■ Task prompt
Find every line below with the word "smem" in it, and copy each one.

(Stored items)

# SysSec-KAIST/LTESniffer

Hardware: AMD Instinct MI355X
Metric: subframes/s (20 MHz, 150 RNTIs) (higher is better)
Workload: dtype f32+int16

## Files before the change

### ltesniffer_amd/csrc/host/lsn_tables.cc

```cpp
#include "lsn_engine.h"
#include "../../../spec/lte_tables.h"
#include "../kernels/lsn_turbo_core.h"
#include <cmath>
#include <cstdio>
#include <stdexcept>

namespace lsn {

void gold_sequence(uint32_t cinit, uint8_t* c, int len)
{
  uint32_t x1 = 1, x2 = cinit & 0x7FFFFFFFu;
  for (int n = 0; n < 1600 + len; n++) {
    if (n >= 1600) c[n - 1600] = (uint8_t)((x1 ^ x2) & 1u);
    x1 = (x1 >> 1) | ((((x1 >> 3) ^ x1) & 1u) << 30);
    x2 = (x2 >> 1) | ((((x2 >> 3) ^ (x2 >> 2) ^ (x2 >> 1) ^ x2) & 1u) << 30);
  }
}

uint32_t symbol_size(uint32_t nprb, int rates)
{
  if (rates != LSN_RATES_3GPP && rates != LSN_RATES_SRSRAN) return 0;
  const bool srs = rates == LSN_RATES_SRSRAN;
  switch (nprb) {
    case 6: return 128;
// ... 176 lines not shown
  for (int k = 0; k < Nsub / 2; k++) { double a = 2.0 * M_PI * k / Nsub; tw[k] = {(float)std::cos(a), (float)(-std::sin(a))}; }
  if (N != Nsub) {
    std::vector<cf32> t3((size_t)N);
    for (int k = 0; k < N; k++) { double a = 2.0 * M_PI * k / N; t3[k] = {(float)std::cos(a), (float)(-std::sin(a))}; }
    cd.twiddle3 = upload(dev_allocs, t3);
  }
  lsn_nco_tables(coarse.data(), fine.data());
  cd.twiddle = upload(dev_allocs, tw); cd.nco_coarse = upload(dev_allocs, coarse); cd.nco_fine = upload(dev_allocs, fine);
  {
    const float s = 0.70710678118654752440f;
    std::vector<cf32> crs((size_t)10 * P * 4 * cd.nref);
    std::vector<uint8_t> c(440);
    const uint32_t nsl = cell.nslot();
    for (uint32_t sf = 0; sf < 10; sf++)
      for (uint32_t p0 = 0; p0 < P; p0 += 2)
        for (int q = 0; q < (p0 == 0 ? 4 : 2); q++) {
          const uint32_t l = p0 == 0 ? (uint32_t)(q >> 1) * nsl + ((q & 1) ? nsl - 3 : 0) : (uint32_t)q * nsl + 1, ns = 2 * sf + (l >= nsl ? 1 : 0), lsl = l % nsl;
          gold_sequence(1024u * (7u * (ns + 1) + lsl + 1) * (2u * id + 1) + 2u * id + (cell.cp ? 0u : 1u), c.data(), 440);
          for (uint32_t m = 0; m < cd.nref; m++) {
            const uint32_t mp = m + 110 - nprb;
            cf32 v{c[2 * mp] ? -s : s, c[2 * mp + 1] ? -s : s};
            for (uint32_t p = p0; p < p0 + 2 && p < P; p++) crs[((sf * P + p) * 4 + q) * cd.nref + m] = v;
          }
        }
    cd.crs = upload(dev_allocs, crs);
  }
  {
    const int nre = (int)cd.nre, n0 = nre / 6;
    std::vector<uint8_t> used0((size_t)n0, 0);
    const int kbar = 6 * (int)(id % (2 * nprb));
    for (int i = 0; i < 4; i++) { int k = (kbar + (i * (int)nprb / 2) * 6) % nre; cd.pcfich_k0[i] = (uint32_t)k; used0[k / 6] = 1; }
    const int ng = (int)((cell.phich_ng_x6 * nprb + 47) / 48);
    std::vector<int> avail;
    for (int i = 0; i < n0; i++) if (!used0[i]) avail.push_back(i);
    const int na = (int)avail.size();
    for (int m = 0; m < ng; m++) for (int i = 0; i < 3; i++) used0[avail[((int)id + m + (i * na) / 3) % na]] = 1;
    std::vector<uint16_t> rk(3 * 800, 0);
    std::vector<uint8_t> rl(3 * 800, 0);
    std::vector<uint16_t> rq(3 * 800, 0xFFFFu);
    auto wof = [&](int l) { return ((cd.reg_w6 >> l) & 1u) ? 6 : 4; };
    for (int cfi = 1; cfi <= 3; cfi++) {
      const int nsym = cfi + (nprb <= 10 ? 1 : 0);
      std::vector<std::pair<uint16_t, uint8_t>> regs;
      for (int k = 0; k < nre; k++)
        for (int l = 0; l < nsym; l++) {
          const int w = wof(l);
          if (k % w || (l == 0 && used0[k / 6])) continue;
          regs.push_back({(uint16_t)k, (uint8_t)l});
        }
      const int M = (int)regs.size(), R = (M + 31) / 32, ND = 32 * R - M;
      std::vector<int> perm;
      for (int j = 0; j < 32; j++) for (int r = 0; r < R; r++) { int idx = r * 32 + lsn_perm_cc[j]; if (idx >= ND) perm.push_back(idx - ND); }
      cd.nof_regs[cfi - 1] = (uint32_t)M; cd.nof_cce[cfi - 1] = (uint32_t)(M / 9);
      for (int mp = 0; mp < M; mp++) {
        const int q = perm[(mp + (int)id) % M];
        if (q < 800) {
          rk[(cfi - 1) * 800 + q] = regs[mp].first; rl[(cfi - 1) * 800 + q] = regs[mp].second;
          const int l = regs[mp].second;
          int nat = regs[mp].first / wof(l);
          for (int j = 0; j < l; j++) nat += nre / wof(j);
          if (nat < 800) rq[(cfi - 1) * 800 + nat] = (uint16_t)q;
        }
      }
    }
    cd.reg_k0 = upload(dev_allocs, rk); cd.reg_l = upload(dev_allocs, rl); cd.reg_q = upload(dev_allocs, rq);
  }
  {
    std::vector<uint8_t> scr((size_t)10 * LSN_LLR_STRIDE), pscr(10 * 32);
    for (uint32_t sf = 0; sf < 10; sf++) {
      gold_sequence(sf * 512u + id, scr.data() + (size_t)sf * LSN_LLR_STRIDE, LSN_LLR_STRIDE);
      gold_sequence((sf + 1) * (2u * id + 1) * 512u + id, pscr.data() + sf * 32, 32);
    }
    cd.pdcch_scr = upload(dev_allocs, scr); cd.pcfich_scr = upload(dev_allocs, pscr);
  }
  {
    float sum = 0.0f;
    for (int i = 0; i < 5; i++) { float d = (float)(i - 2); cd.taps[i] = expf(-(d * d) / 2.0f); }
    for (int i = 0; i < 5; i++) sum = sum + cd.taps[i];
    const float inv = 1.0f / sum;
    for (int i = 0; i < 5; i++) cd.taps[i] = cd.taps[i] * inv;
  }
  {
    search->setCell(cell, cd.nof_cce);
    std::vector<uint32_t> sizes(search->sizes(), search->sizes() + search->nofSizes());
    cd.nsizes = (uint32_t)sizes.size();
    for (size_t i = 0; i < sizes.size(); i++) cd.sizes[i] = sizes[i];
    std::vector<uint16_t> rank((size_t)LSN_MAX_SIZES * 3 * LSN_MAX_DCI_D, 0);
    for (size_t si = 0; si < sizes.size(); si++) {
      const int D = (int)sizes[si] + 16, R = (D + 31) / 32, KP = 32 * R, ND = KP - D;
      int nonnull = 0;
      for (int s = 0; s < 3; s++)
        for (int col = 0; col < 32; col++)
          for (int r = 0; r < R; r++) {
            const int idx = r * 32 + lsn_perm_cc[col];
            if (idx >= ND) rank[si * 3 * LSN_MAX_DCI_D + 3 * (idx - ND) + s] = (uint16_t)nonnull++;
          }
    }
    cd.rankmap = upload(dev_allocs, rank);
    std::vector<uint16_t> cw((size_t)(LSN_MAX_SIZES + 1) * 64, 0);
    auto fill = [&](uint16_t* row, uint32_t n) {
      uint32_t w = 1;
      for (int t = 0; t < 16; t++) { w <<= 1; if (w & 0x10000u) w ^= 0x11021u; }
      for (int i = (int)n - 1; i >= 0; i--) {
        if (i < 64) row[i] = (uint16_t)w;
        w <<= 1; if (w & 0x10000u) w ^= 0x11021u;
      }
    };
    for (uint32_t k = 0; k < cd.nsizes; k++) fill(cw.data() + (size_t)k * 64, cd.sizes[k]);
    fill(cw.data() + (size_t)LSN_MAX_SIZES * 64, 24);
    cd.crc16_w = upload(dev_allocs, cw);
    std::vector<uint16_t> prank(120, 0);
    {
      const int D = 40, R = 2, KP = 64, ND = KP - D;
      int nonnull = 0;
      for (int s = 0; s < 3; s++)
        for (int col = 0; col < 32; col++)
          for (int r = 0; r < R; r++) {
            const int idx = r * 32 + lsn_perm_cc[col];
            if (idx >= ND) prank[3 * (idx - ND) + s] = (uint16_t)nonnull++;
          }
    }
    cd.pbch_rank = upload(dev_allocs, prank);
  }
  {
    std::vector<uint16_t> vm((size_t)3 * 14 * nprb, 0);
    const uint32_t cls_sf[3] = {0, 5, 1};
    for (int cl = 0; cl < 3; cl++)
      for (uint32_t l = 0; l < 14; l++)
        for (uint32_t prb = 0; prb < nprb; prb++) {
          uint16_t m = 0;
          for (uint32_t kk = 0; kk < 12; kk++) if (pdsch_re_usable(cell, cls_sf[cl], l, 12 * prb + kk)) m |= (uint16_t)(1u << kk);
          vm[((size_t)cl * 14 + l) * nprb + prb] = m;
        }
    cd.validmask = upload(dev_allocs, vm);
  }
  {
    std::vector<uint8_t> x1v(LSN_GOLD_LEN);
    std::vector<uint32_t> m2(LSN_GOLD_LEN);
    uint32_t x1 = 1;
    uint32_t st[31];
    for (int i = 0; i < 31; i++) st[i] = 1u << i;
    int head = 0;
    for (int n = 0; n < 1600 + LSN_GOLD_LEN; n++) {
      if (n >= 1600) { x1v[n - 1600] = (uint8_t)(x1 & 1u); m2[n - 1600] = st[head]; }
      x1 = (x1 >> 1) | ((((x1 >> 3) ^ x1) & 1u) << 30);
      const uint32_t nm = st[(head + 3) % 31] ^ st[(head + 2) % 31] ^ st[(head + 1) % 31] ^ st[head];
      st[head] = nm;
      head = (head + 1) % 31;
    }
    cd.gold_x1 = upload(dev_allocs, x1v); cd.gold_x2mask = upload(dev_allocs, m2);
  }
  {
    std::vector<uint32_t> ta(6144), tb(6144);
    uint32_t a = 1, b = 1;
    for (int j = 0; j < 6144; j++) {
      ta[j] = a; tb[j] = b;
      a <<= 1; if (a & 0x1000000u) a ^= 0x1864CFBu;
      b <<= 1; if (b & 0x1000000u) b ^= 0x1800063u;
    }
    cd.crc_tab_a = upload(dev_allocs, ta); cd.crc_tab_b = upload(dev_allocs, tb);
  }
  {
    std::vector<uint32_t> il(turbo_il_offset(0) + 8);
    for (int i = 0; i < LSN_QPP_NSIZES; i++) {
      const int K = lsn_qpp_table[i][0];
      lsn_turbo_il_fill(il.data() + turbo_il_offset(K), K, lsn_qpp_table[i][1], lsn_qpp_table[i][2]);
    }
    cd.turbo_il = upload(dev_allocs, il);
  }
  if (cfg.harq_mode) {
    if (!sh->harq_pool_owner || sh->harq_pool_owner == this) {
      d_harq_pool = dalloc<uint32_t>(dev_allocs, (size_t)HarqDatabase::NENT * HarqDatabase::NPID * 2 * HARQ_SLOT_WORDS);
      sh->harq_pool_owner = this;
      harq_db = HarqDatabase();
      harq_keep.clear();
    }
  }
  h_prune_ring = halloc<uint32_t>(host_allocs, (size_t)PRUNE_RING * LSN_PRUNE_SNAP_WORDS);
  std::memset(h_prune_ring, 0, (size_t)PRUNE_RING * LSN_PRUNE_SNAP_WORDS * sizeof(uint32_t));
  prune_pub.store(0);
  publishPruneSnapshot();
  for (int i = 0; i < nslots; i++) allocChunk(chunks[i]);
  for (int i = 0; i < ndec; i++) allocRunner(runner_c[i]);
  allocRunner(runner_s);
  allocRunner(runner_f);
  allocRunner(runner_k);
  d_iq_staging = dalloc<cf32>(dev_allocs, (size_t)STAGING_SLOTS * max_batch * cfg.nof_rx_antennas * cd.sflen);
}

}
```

---

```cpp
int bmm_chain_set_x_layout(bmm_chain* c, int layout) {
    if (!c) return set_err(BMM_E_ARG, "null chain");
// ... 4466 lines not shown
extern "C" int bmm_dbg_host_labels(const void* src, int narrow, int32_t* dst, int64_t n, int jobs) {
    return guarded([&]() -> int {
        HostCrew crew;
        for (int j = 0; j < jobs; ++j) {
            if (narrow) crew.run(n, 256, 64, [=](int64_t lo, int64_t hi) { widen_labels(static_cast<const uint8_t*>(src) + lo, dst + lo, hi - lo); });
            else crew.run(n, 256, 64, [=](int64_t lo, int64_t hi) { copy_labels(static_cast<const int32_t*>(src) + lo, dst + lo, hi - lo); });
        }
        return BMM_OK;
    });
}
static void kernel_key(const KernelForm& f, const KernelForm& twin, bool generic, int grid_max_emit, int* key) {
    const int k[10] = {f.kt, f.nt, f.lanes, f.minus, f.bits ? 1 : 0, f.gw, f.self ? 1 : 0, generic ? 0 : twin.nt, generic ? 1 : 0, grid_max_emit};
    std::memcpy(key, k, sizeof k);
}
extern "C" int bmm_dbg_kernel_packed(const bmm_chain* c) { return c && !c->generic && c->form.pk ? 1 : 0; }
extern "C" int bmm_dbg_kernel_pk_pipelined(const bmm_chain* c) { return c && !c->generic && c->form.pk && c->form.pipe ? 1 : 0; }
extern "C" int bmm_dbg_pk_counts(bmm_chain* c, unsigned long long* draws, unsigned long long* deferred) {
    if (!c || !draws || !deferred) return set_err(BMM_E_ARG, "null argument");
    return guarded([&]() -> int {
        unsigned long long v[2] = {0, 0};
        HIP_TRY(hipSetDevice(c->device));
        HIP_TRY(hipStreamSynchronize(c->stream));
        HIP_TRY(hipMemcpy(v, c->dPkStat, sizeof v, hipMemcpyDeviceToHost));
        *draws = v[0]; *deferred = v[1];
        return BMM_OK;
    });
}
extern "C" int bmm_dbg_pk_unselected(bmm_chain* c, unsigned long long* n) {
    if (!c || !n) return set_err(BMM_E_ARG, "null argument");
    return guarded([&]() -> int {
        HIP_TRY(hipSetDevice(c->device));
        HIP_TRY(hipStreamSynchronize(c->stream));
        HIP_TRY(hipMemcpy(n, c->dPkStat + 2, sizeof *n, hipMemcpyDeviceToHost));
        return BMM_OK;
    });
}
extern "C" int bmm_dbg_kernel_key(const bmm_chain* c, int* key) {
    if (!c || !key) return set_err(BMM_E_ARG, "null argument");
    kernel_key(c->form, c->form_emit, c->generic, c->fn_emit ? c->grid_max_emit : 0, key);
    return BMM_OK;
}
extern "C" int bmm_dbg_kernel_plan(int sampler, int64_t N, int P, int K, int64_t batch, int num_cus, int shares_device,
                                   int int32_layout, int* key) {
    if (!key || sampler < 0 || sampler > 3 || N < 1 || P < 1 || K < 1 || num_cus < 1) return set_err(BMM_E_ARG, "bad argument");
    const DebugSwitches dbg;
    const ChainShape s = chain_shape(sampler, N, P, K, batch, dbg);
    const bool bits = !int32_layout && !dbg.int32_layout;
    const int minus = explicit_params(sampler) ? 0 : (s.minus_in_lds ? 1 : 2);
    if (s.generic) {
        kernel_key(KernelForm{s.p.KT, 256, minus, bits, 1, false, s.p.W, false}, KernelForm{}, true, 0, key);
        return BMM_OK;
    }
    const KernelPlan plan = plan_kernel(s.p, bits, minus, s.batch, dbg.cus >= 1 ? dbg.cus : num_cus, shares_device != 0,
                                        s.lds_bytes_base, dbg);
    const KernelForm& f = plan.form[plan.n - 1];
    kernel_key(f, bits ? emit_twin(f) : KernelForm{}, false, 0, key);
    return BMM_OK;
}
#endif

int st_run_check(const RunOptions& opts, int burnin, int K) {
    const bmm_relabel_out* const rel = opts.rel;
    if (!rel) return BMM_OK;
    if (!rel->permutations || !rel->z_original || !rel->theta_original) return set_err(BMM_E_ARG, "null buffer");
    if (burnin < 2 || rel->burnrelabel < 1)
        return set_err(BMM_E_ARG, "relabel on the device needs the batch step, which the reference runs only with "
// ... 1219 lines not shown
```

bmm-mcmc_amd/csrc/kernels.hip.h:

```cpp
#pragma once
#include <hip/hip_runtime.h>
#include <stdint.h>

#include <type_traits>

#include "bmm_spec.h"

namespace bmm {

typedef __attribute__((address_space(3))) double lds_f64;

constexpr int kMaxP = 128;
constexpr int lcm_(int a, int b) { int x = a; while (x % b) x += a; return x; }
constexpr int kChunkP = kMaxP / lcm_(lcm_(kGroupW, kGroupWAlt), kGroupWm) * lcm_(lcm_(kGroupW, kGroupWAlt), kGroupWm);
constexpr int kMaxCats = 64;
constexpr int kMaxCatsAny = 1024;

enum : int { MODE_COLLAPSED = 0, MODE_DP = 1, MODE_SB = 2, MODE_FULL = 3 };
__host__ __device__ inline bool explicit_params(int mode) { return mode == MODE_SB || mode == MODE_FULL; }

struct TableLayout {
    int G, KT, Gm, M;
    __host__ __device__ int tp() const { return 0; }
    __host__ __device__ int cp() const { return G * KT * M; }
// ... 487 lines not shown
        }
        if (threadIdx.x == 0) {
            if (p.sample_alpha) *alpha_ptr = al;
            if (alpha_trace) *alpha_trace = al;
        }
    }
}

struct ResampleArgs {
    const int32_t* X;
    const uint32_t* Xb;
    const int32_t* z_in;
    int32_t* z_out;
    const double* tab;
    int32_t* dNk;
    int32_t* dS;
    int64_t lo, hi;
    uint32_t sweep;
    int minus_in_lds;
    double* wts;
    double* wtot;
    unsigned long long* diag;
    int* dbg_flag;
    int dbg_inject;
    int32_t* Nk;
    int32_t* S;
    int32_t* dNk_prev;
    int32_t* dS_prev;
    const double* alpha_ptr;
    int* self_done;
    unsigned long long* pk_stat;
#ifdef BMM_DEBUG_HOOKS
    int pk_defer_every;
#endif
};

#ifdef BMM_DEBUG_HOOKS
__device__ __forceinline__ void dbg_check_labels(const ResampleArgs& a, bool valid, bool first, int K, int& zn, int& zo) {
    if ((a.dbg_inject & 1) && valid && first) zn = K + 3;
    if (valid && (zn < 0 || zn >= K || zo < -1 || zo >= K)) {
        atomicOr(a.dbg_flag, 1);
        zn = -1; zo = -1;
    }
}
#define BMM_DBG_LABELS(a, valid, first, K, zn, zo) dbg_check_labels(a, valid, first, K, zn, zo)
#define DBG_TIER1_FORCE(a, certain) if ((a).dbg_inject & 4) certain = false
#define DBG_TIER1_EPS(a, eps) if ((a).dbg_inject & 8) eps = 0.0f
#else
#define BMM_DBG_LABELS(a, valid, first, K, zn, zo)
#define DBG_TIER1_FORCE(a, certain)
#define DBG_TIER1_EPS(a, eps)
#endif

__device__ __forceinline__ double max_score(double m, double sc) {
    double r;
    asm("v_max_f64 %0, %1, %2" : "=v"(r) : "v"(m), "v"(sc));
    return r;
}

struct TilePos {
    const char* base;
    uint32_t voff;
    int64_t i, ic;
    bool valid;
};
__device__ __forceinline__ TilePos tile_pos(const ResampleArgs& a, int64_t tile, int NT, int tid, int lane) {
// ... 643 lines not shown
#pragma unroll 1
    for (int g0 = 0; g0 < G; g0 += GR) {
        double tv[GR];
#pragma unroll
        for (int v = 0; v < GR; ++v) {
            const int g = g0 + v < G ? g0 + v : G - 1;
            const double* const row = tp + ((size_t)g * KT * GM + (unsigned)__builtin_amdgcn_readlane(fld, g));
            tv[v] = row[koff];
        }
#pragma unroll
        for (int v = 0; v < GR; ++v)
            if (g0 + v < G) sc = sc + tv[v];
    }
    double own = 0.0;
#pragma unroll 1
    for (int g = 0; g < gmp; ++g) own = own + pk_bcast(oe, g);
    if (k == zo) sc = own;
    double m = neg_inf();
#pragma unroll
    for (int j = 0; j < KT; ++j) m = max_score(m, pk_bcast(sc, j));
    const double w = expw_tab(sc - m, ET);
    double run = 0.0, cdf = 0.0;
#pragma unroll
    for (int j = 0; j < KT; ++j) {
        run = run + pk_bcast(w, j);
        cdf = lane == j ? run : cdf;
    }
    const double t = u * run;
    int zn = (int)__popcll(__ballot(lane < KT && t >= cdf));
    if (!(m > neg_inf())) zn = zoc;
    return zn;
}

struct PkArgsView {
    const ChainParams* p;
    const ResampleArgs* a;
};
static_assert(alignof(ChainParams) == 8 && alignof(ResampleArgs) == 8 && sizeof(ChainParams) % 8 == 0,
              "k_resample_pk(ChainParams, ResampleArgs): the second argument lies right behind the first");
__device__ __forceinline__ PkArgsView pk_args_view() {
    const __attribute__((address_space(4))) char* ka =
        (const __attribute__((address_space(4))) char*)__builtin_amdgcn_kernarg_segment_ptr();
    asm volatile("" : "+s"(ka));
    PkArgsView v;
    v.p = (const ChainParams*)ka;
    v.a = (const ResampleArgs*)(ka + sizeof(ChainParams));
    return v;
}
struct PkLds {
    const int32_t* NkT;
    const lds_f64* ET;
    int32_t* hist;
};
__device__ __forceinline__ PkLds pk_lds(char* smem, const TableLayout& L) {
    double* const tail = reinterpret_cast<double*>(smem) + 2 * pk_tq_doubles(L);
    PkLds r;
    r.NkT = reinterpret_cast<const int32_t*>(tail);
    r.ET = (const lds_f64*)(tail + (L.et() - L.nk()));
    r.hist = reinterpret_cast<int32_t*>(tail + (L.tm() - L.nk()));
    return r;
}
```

■ Solution to this task
__device__ __forceinline__ PkLds pk_lds(char* smem, const TableLayout& L) {
    double* const tail = reinterpret_cast<double*>(smem) + 2 * pk_tq_doubles(L);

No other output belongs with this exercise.